- Opening Delimiter -

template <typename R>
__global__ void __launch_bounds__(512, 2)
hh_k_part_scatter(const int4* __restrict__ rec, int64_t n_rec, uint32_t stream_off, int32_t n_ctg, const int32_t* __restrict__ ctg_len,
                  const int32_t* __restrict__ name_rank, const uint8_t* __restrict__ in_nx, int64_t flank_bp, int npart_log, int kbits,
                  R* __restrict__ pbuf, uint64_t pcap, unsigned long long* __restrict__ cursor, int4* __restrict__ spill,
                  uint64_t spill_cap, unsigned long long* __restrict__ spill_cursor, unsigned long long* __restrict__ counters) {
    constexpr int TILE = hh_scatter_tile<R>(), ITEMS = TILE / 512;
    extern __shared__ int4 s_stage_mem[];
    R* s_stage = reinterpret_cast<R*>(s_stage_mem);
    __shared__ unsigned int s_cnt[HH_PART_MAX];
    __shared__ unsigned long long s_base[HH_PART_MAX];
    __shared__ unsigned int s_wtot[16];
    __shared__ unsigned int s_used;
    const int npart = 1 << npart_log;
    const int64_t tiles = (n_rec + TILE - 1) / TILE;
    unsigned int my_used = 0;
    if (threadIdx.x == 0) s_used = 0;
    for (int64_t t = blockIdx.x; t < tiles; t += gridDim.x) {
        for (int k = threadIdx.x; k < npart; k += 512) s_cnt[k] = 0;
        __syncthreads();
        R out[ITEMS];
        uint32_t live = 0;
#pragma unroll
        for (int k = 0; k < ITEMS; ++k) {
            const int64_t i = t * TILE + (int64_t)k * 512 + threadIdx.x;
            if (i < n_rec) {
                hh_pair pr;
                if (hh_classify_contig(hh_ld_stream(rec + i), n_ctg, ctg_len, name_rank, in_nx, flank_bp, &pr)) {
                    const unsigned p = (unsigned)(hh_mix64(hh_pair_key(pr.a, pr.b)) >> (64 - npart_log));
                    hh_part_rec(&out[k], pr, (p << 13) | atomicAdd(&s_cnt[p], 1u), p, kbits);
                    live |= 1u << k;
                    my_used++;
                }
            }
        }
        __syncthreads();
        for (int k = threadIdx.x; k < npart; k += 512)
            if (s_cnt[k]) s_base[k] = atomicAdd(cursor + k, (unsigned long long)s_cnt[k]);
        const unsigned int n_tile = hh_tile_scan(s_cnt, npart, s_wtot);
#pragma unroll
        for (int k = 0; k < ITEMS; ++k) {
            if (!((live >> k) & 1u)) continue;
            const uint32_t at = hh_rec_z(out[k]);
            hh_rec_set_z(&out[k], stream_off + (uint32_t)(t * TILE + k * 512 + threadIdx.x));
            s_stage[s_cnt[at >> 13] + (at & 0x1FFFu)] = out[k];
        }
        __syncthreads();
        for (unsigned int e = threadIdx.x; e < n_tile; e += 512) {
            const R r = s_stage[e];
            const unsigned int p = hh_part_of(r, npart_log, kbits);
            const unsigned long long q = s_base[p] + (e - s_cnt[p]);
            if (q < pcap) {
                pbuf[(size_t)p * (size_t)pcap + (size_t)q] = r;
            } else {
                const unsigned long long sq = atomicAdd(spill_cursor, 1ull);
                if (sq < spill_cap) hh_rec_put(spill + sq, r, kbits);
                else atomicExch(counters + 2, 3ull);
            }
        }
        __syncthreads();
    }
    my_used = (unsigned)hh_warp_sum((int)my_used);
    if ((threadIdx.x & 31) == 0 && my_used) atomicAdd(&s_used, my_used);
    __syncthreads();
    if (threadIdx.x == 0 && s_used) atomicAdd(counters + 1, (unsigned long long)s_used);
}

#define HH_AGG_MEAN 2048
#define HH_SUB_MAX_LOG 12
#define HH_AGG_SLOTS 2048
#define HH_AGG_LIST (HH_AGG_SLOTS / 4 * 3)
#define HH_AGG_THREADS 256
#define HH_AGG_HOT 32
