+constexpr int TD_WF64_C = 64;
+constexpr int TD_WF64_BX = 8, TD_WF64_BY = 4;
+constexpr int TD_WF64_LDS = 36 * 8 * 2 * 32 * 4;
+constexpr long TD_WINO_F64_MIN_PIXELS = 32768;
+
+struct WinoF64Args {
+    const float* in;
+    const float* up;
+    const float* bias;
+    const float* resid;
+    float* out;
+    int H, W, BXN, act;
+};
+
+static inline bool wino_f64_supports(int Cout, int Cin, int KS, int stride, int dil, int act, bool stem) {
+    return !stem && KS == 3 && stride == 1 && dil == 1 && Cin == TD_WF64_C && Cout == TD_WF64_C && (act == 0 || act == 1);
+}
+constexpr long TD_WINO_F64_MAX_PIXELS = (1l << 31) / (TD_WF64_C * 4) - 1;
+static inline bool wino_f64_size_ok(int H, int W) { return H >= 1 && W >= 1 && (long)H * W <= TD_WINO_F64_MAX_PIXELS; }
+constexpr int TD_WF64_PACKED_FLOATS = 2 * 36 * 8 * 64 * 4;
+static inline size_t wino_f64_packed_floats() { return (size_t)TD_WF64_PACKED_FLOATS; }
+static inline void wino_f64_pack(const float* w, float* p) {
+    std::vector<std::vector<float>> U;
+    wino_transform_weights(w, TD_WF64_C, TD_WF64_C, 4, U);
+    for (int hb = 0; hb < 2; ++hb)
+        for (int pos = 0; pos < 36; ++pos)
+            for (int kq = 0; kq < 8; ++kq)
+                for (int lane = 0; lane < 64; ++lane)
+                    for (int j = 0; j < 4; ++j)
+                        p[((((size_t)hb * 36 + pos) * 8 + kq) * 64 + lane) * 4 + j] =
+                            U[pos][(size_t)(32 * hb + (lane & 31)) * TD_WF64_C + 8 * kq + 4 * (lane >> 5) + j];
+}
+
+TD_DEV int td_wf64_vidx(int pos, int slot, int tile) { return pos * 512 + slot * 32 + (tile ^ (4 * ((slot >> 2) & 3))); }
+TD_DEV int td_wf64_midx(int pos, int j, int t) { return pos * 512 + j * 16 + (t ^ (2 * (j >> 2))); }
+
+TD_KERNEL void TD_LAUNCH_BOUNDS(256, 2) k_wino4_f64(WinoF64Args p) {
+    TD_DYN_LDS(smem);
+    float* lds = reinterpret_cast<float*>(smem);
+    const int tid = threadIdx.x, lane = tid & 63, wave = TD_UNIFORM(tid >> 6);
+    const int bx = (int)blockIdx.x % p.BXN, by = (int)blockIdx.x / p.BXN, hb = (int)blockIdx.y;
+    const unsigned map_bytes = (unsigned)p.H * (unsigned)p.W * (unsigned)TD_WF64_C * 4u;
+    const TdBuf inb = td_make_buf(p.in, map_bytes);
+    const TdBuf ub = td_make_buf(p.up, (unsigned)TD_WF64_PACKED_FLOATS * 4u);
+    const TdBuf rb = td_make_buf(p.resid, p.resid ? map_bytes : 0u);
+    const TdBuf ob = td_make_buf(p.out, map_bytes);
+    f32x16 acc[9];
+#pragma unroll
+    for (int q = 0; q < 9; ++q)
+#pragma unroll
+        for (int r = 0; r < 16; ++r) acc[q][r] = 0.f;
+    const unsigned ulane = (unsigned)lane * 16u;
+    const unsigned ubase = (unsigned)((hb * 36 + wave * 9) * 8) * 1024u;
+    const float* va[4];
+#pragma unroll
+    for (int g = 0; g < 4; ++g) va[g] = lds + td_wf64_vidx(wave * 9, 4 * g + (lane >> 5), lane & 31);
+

- Closing Delimiter -

Required action: Every line holding the word "ITEMS" should be copied out of the records above.

Output below:
    constexpr int TILE = hh_scatter_tile<R>(), ITEMS = TILE / 512;
        R out[ITEMS];
        for (int k = 0; k < ITEMS; ++k) {
        for (int k = 0; k < ITEMS; ++k) {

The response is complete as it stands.